EXERCISE AIM:
Look below for the line containing "cam_ray(ck, cam_irow(cam, fty"; from there through the line containing "const int tx", both lines included, please set down each line exactly and nothing else.

RECORDS:

struct Sweep2Stage {
  float x[64 + kS2Pad], y[64 + kS2Pad], z[64 + kS2Pad], a[64 + kS2Pad];
  union {
    float lb[64];
    int cnt[64];
  };
  int pos[64 + kS2Pad];
};
__host__ __device__ inline size_t sweep2_len_bytes(const int K) { return (sizeof(float) * (size_t)(K + 1) * kS2TP + 15) & ~(size_t)15; }
__host__ __device__ inline size_t sweep2_pos_bytes(const int K) { return (sizeof(uint16_t) * (size_t)(K + 1) * kS2TQ + 15) & ~(size_t)15; }
struct Sweep2Gen {
  float e[11][64 + kS2Pad];
};
constexpr int kS2DiagRows = 5;
__host__ __device__ inline size_t sweep2_lds_bytes(const int K, const int gen = 0) {
  return sweep2_len_bytes(K) + sweep2_pos_bytes(K) + sizeof(Sweep2Stage) +
         (gen == 1 ? sizeof(Sweep2Gen) : (gen == 2 ? sizeof(float) * kS2DiagRows * (64 + kS2Pad) : 0));
}

#ifndef VOGE_S2_EPI_B
#define VOGE_S2_EPI_B 5
#endif
#ifndef VOGE_S2_EPI_R
#define VOGE_S2_EPI_R 3
#endif
#ifndef VOGE_S2_EXIT_GROUP
#define VOGE_S2_EXIT_GROUP 16
#endif
constexpr int kExitGroup = VOGE_S2_EXIT_GROUP;

template <int GEN>
__global__ void __launch_bounds__(64)
sweep_iso_kernel(const float4 *__restrict__ cull, const float4 *__restrict__ ms, const float4 *__restrict__ evr, const float *__restrict__ rays,
                 const int *__restrict__ bin_count, const int32_t *__restrict__ bin_id, const float *__restrict__ bin_lb,
                 const int32_t *__restrict__ tl_id, const float *__restrict__ tl_lb, const int32_t *__restrict__ pool_id,
                 const float *__restrict__ pool_lb, const int *__restrict__ tl_off, const int2 *__restrict__ order,
                 const int tiles_per_img, const int nstx, const int nst, const int N, const int H, const int W, const int K,
                 const float thr_act, int32_t *__restrict__ out_idx, float *__restrict__ out_len, float *__restrict__ out_act,
                 float *__restrict__ out_dsd, int32_t *__restrict__ out_cnt,
                 const CamView cam ) {
  extern __shared__ __attribute__((aligned(16))) unsigned char smem_raw[];
  float *const Llen = reinterpret_cast<float *>(smem_raw);
  unsigned char *const Lpos_raw = smem_raw + sweep2_len_bytes(K);
  Sweep2Stage &S = *reinterpret_cast<Sweep2Stage *>(smem_raw + sweep2_len_bytes(K) + sweep2_pos_bytes(K));
  Sweep2Gen &G = *reinterpret_cast<Sweep2Gen *>(smem_raw + sweep2_len_bytes(K) + sweep2_pos_bytes(K) + sizeof(Sweep2Stage));
  auto grow = [&](const int r) -> float * { return &G.e[GEN == 2 ? (r < 2 ? r : r - 3) : r][0]; };
  auto ghas = [](const int r) { return GEN != 2 || r < 2 || (r >= 5 && r < 8); };

  const int lane = threadIdx.x;
  const int tiles_x = (W + 7) >> 3;
#ifdef VOGE_SWEEP_TIMES
  const unsigned long long ts0 = wall_clock64();
  unsigned long long ts_fill = 0, ts_cons = 0, ts1 = 0, ts2 = 0;
  unsigned st_eval = 0;
  unsigned long long ts_slow = 0; unsigned st_slow = 0, st_lanes = 0, st_moved = 0, st_far = 0;
  int dbg_moved = 0;
#endif
  const int2 slot = order[blockIdx.x];
  if (slot.x < 0) return;
  if (slot.y == 0) {
    if (out_act != nullptr) return;
    const int lin0 = slot.x & ~kPoolFlag;
    const int b = lin0 / tiles_per_img, bx = lin0 - b * tiles_per_img;
    const int ftx = bx % tiles_x, fty = bx / tiles_x;
    const int tw = min(8, W - ftx * 8), th = min(8, H - fty * 8);
    const int row_items = tw * K;
    if ((K & 3) == 0) {
      const int ipr = row_items >> 2;
      for (int it = lane; it < th * ipr; it += 64) {
        const int rr = it / ipr, j4 = it - rr * ipr;
        const size_t o = (((size_t)b * H + fty * 8 + rr) * W + (size_t)ftx * 8) * K + (size_t)j4 * 4;
        st16i<true>(out_idx + o, -1, -1, -1, -1);
        st16f<true>(out_len + o, VOGE_SENT_LEN, VOGE_SENT_LEN, VOGE_SENT_LEN, VOGE_SENT_LEN);
      }
    } else {
      for (int it = lane; it < th * row_items; it += 64) {
        const int rr = it / row_items, j = it - rr * row_items;
        const size_t o = (((size_t)b * H + fty * 8 + rr) * W + (size_t)ftx * 8) * K + j;
        out_idx[o] = -1; out_len[o] = VOGE_SENT_LEN;
      }
    }
    if (out_cnt != nullptr) {
      const int rr = lane >> 3, x = lane & 7;
      if (rr < th && x < tw) out_cnt[((size_t)b * H + fty * 8 + rr) * W + (size_t)ftx * 8 + x] = 0;
    }
    if (cam.R != nullptr && cam.rays_out != nullptr) {
      const int rr = lane >> 3, x = lane & 7;
      if (rr < th && x < tw) {
        const CamK ck = cam_load(cam, b);
        float ex, ey, ez;
        cam_ray(ck, cam_irow(cam, fty * 8 + rr), ftx * 8 + x, ex, ey, ez);
        float *o = cam.rays_out + (((size_t)b * H + fty * 8 + rr) * W + (size_t)ftx * 8 + x) * 3;
        o[0] = ex; o[1] = ey; o[2] = ez;
      }
    }
    return;
  }
  const bool pooled = (slot.x & kPoolFlag) != 0;
  const int lin = slot.x & ~kPoolFlag;
  const int b = lin / tiles_per_img, bx = lin - b * tiles_per_img;
  const int tx = bx % tiles_x, ty = bx / tiles_x;
  const int bin = (b * nst + ((ty * 8) / kST) * nstx + (tx * 8) / kST) * 4 + (((ty * 8) / kQuad) & 1) * 2 + (((tx * 8) / kQuad) & 1);
  const int tc = slot.y;
  const int bc = (tc >= 0) ? tc : ((bin_count != nullptr) ? bin_count[bin] : -1);
  const bool binned = bc >= 0;
  const int src_n = binned ? bc : N;
  const size_t list_at = pooled ? (size_t)tl_off[lin] : (size_t)lin * kTileCap;
  const int32_t *src_id = (tc >= 0) ? (pooled ? pool_id : tl_id) + list_at : (binned ? bin_id + (size_t)bin * kQCap : nullptr);
  const float *src_lb = (tc >= 0) ? (pooled ? pool_lb : tl_lb) + list_at : (binned ? bin_lb + (size_t)bin * kQCap : nullptr);
  const bool pref = tc >= 0;
  const float4 *cullb = cull + (size_t)b * N;
  const float4 *msb = ms + (size_t)b * N;
  const float4 rec_none = make_float4(0.f, 0.f, 0.f, INFINITY);
  const float4 cull_none = make_float4(0.f, 0.f, 0.f, -1.f);
  const bool h_is_id = (N <= 65536) || !binned;
  auto id_of = [&](const unsigned h) -> int { return h_is_id ? (int)h : src_id[h]; };
  const float not_full = __uint_as_float(__float_as_uint(VOGE_SENT_LEN) - 1u);
  if (lane < kS2Pad) { S.x[64 + lane] = 0.f; S.y[64 + lane] = 0.f; S.z[64 + lane] = 0.f; S.a[64 + lane] = INFINITY; }
  if (GEN && lane < kS2Pad) G.e[0][64 + lane] = __uint_as_float(0x7fc00000u);
  const float4 *evrb = GEN ? evr + (size_t)b * N * 3 : nullptr;
  bool tile_gen = false;

  Cone wcone;
  bool unit_rays = false;
  wcone.ok = false;
  const bool from_cam = cam.R != nullptr;
  CamK ck;
  if (from_cam) ck = cam_load(cam, b);
  auto ray_of = [&](const int x, const int y, float &rx, float &ry, float &rz) {
    if (from_cam) {
      cam_ray(ck, cam_irow(cam, y), x, rx, ry, rz);
    } else {
      const size_t rid = ((size_t)b * H + y) * W + x;
      rx = rays[3 * rid + 0]; ry = rays[3 * rid + 1]; rz = rays[3 * rid + 2];
    }
  };
  auto ray_setup = [&](const bool mine, const float mdx, const float mdy, const float mdz) {
    const int px = tx * 8 + (lane & 7), py = ty * 8 + (lane >> 3);
    float ox_ = mdx, oy_ = mdy, oz_ = mdz;
    if (!mine) ray_of(min(px, W - 1), min(py, H - 1), ox_, oy_, oz_);
    const RayDir u = ray_dir(ox_, oy_, oz_);
    unit_rays = __all(!u.ok || u.unit);
    wcone.ok = false;
    if (!pref) {
      const bool dirs_ok = __all(u.ok);
      const float wsx = wave_sum_dpp(u.ok ? u.ux : 0.f), wsy = wave_sum_dpp(u.ok ? u.uy : 0.f), wsz = wave_sum_dpp(u.ok ? u.uz : 0.f);
      const float n = sqrtf(fmaf(wsz, wsz, fmaf(wsy, wsy, wsx * wsx)));
      const float ax = wsx / n, ay = wsy / n, az = wsz / n;
      float smax = 0.f, cmin = 1.f;
      cone_partial(u, ax, ay, az, smax, cmin);
      wcone = cone_finish(ax, ay, az, n, wave_max(smax), wave_min(cmin), dirs_ok);
    }
  };

  auto run = [&](auto wide_tag, const int pass) {
    constexpr bool WIDE = decltype(wide_tag)::value;
    const int r = WIDE ? pass * 32 + (lane & 31) : lane;
    const int col = WIDE ? (lane & 31) : lane;
    const int px = tx * 8 + (r & 7), py = ty * 8 + (r >> 3);
    const bool valid = (px < W) && (py < H) && (!WIDE || lane < 32);
    const size_t ray_id = ((size_t)b * H + min(py, H - 1)) * W + min(px, W - 1);
    int id0 = (lane < src_n) ? (binned ? src_id[lane] : lane) : -1;
    float lb0 = (binned && lane < src_n) ? src_lb[lane] : -INFINITY;
    int id1 = (64 + lane < src_n) ? (binned ? src_id[64 + lane] : 64 + lane) : -1;
    float lb1 = (binned && 64 + lane < src_n) ? src_lb[64 + lane] : -INFINITY;
    float dx, dy, dz;
    ray_of(min(px, W - 1), min(py, H - 1), dx, dy, dz);
    if (from_cam && cam.rays_out != nullptr && valid) {
      float *o = cam.rays_out + 3 * ray_id;
      o[0] = dx; o[1] = dy; o[2] = dz;
    }
    const __amdgpu_buffer_rsrc_t rs_ms = out_rsrc(const_cast<float4 *>(msb), (unsigned)N * 16u),
                                 rs_cull = out_rsrc(const_cast<float4 *>(cullb), (unsigned)N * 16u);
    auto load_ms = [&](const int id) {
      const voge_v4f r = __builtin_amdgcn_raw_buffer_load_b128(rs_ms, id * 16, 0, 0);
      return make_float4(r[0], r[1], r[2], (id >= 0) ? r[3] : INFINITY);
    };
    auto load_cull = [&](const int id) {
      const voge_v4f r = __builtin_amdgcn_raw_buffer_load_b128(rs_cull, id * 16, 0, 0);
      return make_float4(r[0], r[1], r[2], (id >= 0) ? r[3] : -1.f);
    };
    const __amdgpu_buffer_rsrc_t rs_ev = out_rsrc(const_cast<float4 *>(GEN ? evrb : msb), GEN ? (unsigned)N * 48u : 0u);
    auto load_ev = [&](const int id, const int k) {
      const voge_v4f r = __builtin_amdgcn_raw_buffer_load_b128(rs_ev, id * 48 + 16 * k, 0, 0);
      return make_float4(r[0], r[1], r[2], r[3]);
    };
    float4 m0 = load_ms(id0);
    float4 c0 = pref ? cull_none : load_cull(id0);
    float4 ea0 = rec_none, ea1 = rec_none, ea2 = rec_none;
    if (GEN) { ea0 = load_ev(id0, 0); ea1 = load_ev(id0, 1); ea2 = load_ev(id0, 2); }
    if (pass == 0) ray_setup(!WIDE, dx, dy, dz);
    const float rdn2 = __builtin_amdgcn_rcpf((dx * dx + dy * dy) + dz * dz);
    float *const mylen = Llen + col;
    uint16_t *const mypos16 = reinterpret_cast<uint16_t *>(Lpos_raw) + col;
    uint32_t *const mypos32 = reinterpret_cast<uint32_t *>(Lpos_raw) + col;
    auto put = [&](const int row, const float len, const unsigned p) {
      mylen[__umul24((unsigned)row, (unsigned)kS2TP)] = len;
      if (WIDE) mypos32[__umul24((unsigned)row, (unsigned)(kS2TQ / 2))] = p; else mypos16[__umul24((unsigned)row, (unsigned)kS2TQ)] = (uint16_t)p;
    };
    auto len_at = [&](const int row) -> float { return mylen[__umul24((unsigned)row, (unsigned)kS2TP)]; };
    auto pos_at = [&](const int row) -> unsigned {
      return WIDE ? mypos32[__umul24((unsigned)row, (unsigned)(kS2TQ / 2))] : (unsigned)mypos16[__umul24((unsigned)row, (unsigned)kS2TQ)];
    };

    int cnt = 0;
    float worstf = valid ? not_full : __uint_as_float(0x7fc00000u);
    float tailf = -INFINITY;
    bool wdone = false;

    auto slow_insert = [&](const float len, const unsigned p) {
      const bool full = (cnt == K);
      int my_id = -1;
      auto key_le = [&](const float pl, const int row) {
        if (pl != len) return pl < len;
        if (my_id < 0) my_id = id_of(p);
        return id_of(pos_at(row)) <= my_id;
      };
      if (full && len == worstf && key_le(worstf, K - 1)) return;
      int pos = full ? K - 1 : cnt;
      float new_tail = len;
      bool first = true;
      while (pos > 0) {
        const float pl = len_at(pos - 1);
        if (key_le(pl, pos - 1)) break;
        if (first) new_tail = pl;
        put(pos, pl, pos_at(pos - 1));
        first = false;
        --pos;
      }
      put(pos, len, p);
#ifdef VOGE_SWEEP_SLOW
      dbg_moved = (full ? K - 1 : cnt) - pos;
#endif
      if (full) {
        tailf = new_tail;
        worstf = new_tail;
      } else {
        if (pos == cnt) tailf = len;
        if (++cnt == K) worstf = tailf;
      }
    };
    auto lean_insert = [&](const float len, const unsigned p, const bool slow, const int Kv) -> bool {
      const bool full = (cnt == K);
      const int top = full ? Kv - 1 : cnt;
      const int r1 = max(top - 1, 0), r2 = max(top - 2, 0), r3 = max(top - 3, 0);
      float l1 = len_at(r1), l2 = len_at(r2), l3 = len_at(r3);
      const unsigned h1 = pos_at(r1), h2 = pos_at(r2);
      l1 = (top >= 1) ? l1 : -INFINITY; l2 = (top >= 2) ? l2 : -INFINITY; l3 = (top >= 3) ? l3 : -INFINITY;
      const bool g1 = l1 > len, g2 = g1 & (l2 > len);
      const float below = g2 ? l3 : (g1 ? l2 : l1);
      const bool ok = slow & (below < len) & !(full & (len == worstf));
      const int n = (g1 ? 1 : 0) + (g2 ? 1 : 0);
      put((ok & g1) ? top : Kv, l1, h1);
      put((ok & g2) ? top - 1 : Kv, l2, h2);
      put(ok ? top - n : Kv, len, p);
      tailf = ok ? (g1 ? l1 : len) : tailf;
      cnt += (ok & !full) ? 1 : 0;
      worstf = (ok & (cnt == K)) ? tailf : worstf;
      return slow & !ok;
    };
    int Kv = K;
    asm volatile("" : "+v"(Kv));
    auto deep_insert = [&](const float len, const unsigned p, const bool slow) {
      const bool full = (cnt == K);
      bool go = slow;
      int my_id = -1;
      if (__builtin_expect(__ballot(go & full & (len == worstf)) != 0ull, 0)) {
        if (go & full & (len == worstf)) {
          my_id = id_of(p);
          if (!(my_id < id_of(pos_at(K - 1)))) go = false;
        }
      }
      int pos = full ? K - 1 : cnt;
      const int pos0 = pos;
      float top = len;
      bool walking = go, first = true;
      while (__ballot(walking) != 0ull) {
        const int r1 = max(pos - 1, 0), r2 = max(pos - 2, 0), r3 = max(pos - 3, 0), r4 = max(pos - 4, 0);
        const float l1 = len_at(r1), l2 = len_at(r2), l3 = len_at(r3), l4 = len_at(r4);
        const unsigned h1 = pos_at(r1), h2 = pos_at(r2), h3 = pos_at(r3), h4 = pos_at(r4);
        bool g1 = l1 > len, g2 = l2 > len, g3 = l3 > len, g4 = l4 > len;
        if (__builtin_expect(__ballot(walking & ((l1 == len) | (l2 == len) | (l3 == len) | (l4 == len))) != 0ull, 0)) {
          if (walking & ((l1 == len) | (l2 == len) | (l3 == len) | (l4 == len))) {
            if (my_id < 0) my_id = id_of(p);
            g1 = g1 | ((l1 == len) && id_of(h1) > my_id); g2 = g2 | ((l2 == len) && id_of(h2) > my_id);
            g3 = g3 | ((l3 == len) && id_of(h3) > my_id); g4 = g4 | ((l4 == len) && id_of(h4) > my_id);
          }
        }
        const bool c1 = walking & (pos >= 1) & g1, c2 = c1 & (pos >= 2) & g2, c3 = c2 & (pos >= 3) & g3, c4 = c3 & (pos >= 4) & g4;
        if (first) top = c1 ? l1 : len;
        first = false;
        put(c1 ? pos : Kv, l1, h1);
        put(c2 ? pos - 1 : Kv, l2, h2);
        put(c3 ? pos - 2 : Kv, l3, h3);
        put(c4 ? pos - 3 : Kv, l4, h4);
        pos -= (c1 ? 1 : 0) + (c2 ? 1 : 0) + (c3 ? 1 : 0) + (c4 ? 1 : 0);
        walking = c4;
      }
      put(go ? pos : Kv, len, p);
      if (go) {
        if (full) {
          tailf = top; worstf = top;
        } else {
          if (pos == pos0) tailf = len;
          if (++cnt == K) worstf = tailf;
        }
      }
    };

    auto commit = [&](const float len, const float act, const unsigned p) {
      const bool take = (act < thr_act) & (len <= worstf);
      const bool app = take & (len > tailf);
      put(WIDE ? (app ? cnt : Kv) : cnt, len, p);
      cnt += app ? 1 : 0;
      tailf = app ? len : tailf;
      worstf = (app & (cnt == K)) ? len : worstf;
      const bool slow = take & !app;
      if (__builtin_expect(__ballot(slow) != 0ull, 0)) {
#ifdef VOGE_SWEEP_SLOW
        const unsigned long long tss = wall_clock64();
#endif
#ifdef VOGE_SWEEP_SLOW
        dbg_moved = 0;
#endif
        if (GEN == 1) {
          deep_insert(len, p, slow);
        } else {
          const bool hard = lean_insert(len, p, slow, Kv);
          if (__builtin_expect(__ballot(hard) != 0ull, 0)) {
            if (hard) slow_insert(len, p);
          }
        }
#ifdef VOGE_SWEEP_SLOW
        ts_slow += wall_clock64() - tss; ++st_slow;
        {
          const int nl = __popcll(__ballot(slow));
          int mx = slow ? dbg_moved : 0;
          for (int o = 32; o > 0; o >>= 1) mx = max(mx, __shfl_xor(mx, o, 64));
          st_lanes += nl; st_moved += mx; st_far += (mx >= 4) ? 1 : 0;
        }
#endif
      }
    };

    auto load_id = [&](const int g) { return (g < src_n) ? (binned ? src_id[g] : g) : -1; };
    auto load_lb = [&](const int g) { return (binned && g < src_n) ? src_lb[g] : -INFINITY; };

WRITTEN ANSWER:
        cam_ray(ck, cam_irow(cam, fty * 8 + rr), ftx * 8 + x, ex, ey, ez);
        float *o = cam.rays_out + (((size_t)b * H + fty * 8 + rr) * W + (size_t)ftx * 8 + x) * 3;
        o[0] = ex; o[1] = ey; o[2] = ez;
      }
    }
    return;
  }
  const bool pooled = (slot.x & kPoolFlag) != 0;
  const int lin = slot.x & ~kPoolFlag;
  const int b = lin / tiles_per_img, bx = lin - b * tiles_per_img;
  const int tx = bx % tiles_x, ty = bx / tiles_x;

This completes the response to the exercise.